20230729

科学革命の構造

話題になっている本を、滅多にこのブログでは取り上げない。

その意味では、今回は例外になるだろう。

話題沸騰中のトマス・S・クーン『科学革命の構造』新版をようやく読み終えた。


まず驚いたのはその読み易さだ。


私は’76年に旧版を読んでいる。つまり47年振りの再読になった訳だ。



当時は、地質学でプレート・テクトニクスが完成されようとしていた。つまり私はクーンの言うパラダイムシフトとその終焉を身を以て体験しながら『科学革命の構造』を読んでいた事になる。


そうした「実例」に助けられながら、私は旧版『科学革命の構造』を何とか読み通した。だが、読解にかなり苦労しながらだった事を覚えている。

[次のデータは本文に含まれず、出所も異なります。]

# DJjjjhao/FIRA-ICSE

Hardware: NVIDIA H100
Metric: train_commits_per_sec (higher is better)
Workload: dtype bf16

## Files before the change

### fira_icse_b200/csrc/head.cu

```cuda
#include "common.cuh"
#include "fira_b200.h"

namespace {

constexpr int D = 256;
constexpr int TMAX = 32;

__device__ __forceinline__ long src_row(const int* __restrict__ ranges, int b, int S, int s) {
  if (!ranges) return (long)b * S + s;
  const int* r = ranges + 4 * b;
  if (s < r[1]) return r[0] + s;
  s -= r[1];
  return s < r[3] ? (long)(r[2] + s) : -1;
}

template <typename T>
__global__ void __launch_bounds__(256) copy_scores_fwd_kernel(const T* __restrict__ src, const T* __restrict__ tgt,
                                                              const float* __restrict__ w_res,
                                                              const float* __restrict__ b_res_p,
                                                              const unsigned char* __restrict__ src_mask,
                                                              const unsigned char* __restrict__ row_mask,
                                                              const int* __restrict__ ranges,
                                                              float* __restrict__ sc, int B, int Tn, int S) {
  pdl_wait(); pdl_trigger();
// ... 130 lines not shown
struct MaxSum { float m, s; };
__device__ __forceinline__ MaxSum ms_merge(MaxSum a, MaxSum b) {
  const float m = fmaxf(a.m, b.m);
  MaxSum r;
  r.m = m;
  r.s = (a.s == 0.f ? 0.f : a.s * expf(a.m - m)) + (b.s == 0.f ? 0.f : b.s * expf(b.m - m));
  return r;
}
__device__ __forceinline__ MaxSum ms_warp(MaxSum v) {
#pragma unroll
  for (int o = 16; o > 0; o >>= 1) {
    MaxSum u;
    u.m = __shfl_xor_sync(0xffffffffu, v.m, o);
    u.s = __shfl_xor_sync(0xffffffffu, v.s, o);
    v = ms_merge(v, u);
  }
  return v;
}
struct ArgMax { float v; int i; };
__device__ __forceinline__ ArgMax am_better(ArgMax a, ArgMax b) {
  return (b.v > a.v || (b.v == a.v && b.i < a.i)) ? b : a;
}

template <typename T>
__global__ void __launch_bounds__(256) head_fwd_kernel(const T* __restrict__ logits, long ldl,
                                                       const float* __restrict__ sc, const float* __restrict__ gate_logit,
                                                       const unsigned char* __restrict__ mem_mask,
                                                       const int* __restrict__ label, float* __restrict__ stats,
                                                       float* __restrict__ nll, int* __restrict__ argmax_out, int Tn,
                                                       int V, int S) {
  pdl_wait(); pdl_trigger();
  __shared__ MaxSum sh_ms[8];
  __shared__ ArgMax sh_am[8];
  __shared__ float bc[8];
  const long row = blockIdx.x;
  const int b = (int)(row / Tn);
  const int lane = threadIdx.x & 31, warp = threadIdx.x >> 5;
  const T* lrow = logits + row * ldl;
  const float* srow = sc + row * S;
  const unsigned char* mrow = mem_mask + (long)b * S;

  const int lab_row = label[row];
  const bool need_vocab = argmax_out != nullptr || (lab_row != 0 && lab_row < V);
  MaxSum v{-INFINITY, 0.f};
  if (need_vocab) {
    const int V8 = V >> 3;
    for (int g = threadIdx.x; g < V8; g += blockDim.x) {
      float x[8];
      Act<T>::load8(lrow + (long)g * 8, x);
      float m8 = x[0];
#pragma unroll
      for (int i = 1; i < 8; ++i) m8 = fmaxf(m8, x[i]);
      if (m8 > v.m) { v.s *= expf(v.m - m8); v.m = m8; }
#pragma unroll
      for (int i = 0; i < 8; ++i) v.s += expf(x[i] - v.m);
    }
    for (int j = V8 * 8 + threadIdx.x; j < V; j += blockDim.x) { MaxSum u{Act<T>::ld(lrow + j), 1.f}; v = ms_merge(v, u); }
  } else if (threadIdx.x == 0) v = MaxSum{0.f, 1.f};
  v = ms_warp(v);
  if (lane == 0) sh_ms[warp] = v;
  __syncthreads();
  if (warp == 0) { MaxSum u = lane < 8 ? sh_ms[lane] : MaxSum{-INFINITY, 0.f}; u = ms_warp(u); if (lane == 0) { bc[0] = u.m; bc[1] = u.s; } }
  __syncthreads();
  MaxSum c{-INFINITY, 0.f};
  for (int j = threadIdx.x; j < S; j += blockDim.x) { MaxSum u{mrow[j] ? srow[j] : kMaskFill, 1.f}; c = ms_merge(c, u); }
  c = ms_warp(c);
  if (lane == 0) sh_ms[warp] = c;
  __syncthreads();
  if (warp == 0) { MaxSum u = lane < 8 ? sh_ms[lane] : MaxSum{-INFINITY, 0.f}; u = ms_warp(u); if (lane == 0) { bc[2] = u.m; bc[3] = u.s; } }
  __syncthreads();
  const float vmax = bc[0], vsum = bc[1], cmax = bc[2], csum = bc[3];
  const float gl0 = gate_logit[row * 2], gl1 = gate_logit[row * 2 + 1];
  const float gm = fmaxf(gl0, gl1);
  const float e0 = expf(gl0 - gm), e1 = expf(gl1 - gm);
  const float g0 = e0 / (e0 + e1), g1 = e1 / (e0 + e1);

  if (threadIdx.x == 0) {
    const int lab = label[row];
    float p = 1.f;
    if (lab != 0) {
      if (lab < V) p = g0 * (expf(Act<T>::ld(lrow + lab) - vmax) / vsum);
      else {
        const int s = lab - V;
        p = s < S ? g1 * (expf((mrow[s] ? srow[s] : kMaskFill) - cmax) / csum) : 0.f;
      }
    }
    float* st = stats + row * 8;
    st[0] = vmax; st[1] = vsum; st[2] = cmax; st[3] = csum; st[4] = g0; st[5] = g1; st[6] = p; st[7] = 0.f;
    nll[row] = lab != 0 ? -logf(fminf(fmaxf(p, 1e-10f), 1.f)) : 0.f;
  }
  if (argmax_out) {
    ArgMax best{-INFINITY, 0x7fffffff};
    const float iv = 1.f / vsum, ic = 1.f / csum;
    for (int j = threadIdx.x; j < V + S; j += blockDim.x) {
      float p;
      if (j < V) p = g0 * (expf(Act<T>::ld(lrow + j) - vmax) * iv);
      else { const int s = j - V; p = g1 * (expf((mrow[s] ? srow[s] : kMaskFill) - cmax) * ic); }
      ArgMax cand{logf(fminf(fmaxf(p, 1e-10f), 1.f)), j};
      best = am_better(best, cand);
    }
#pragma unroll
    for (int o = 16; o > 0; o >>= 1) {
      ArgMax u{__shfl_xor_sync(0xffffffffu, best.v, o), __shfl_xor_sync(0xffffffffu, best.i, o)};
      best = am_better(best, u);
    }
    if (lane == 0) sh_am[warp] = best;
    __syncthreads();
    if (threadIdx.x == 0) {
      ArgMax r = sh_am[0];
      for (int q = 1; q < 8; ++q) r = am_better(r, sh_am[q]);
      argmax_out[row] = r.i;
    }
  }
}
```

新版『科学革命の構造』には、そうした読解に苦しむ点が全くなかった。


旧版は中山茂さんの訳だったが、中山さんと言えばトマス・S・クーンの弟子であり、よもや訳に難点があろう筈がない。私はそう信じていた。


そのよもやが実はあったのだ。


新版『科学革命の構造』は、旧版にあった間違いが訂正されているだけではなく、全体的に訳が熟れており、読み易くなっている。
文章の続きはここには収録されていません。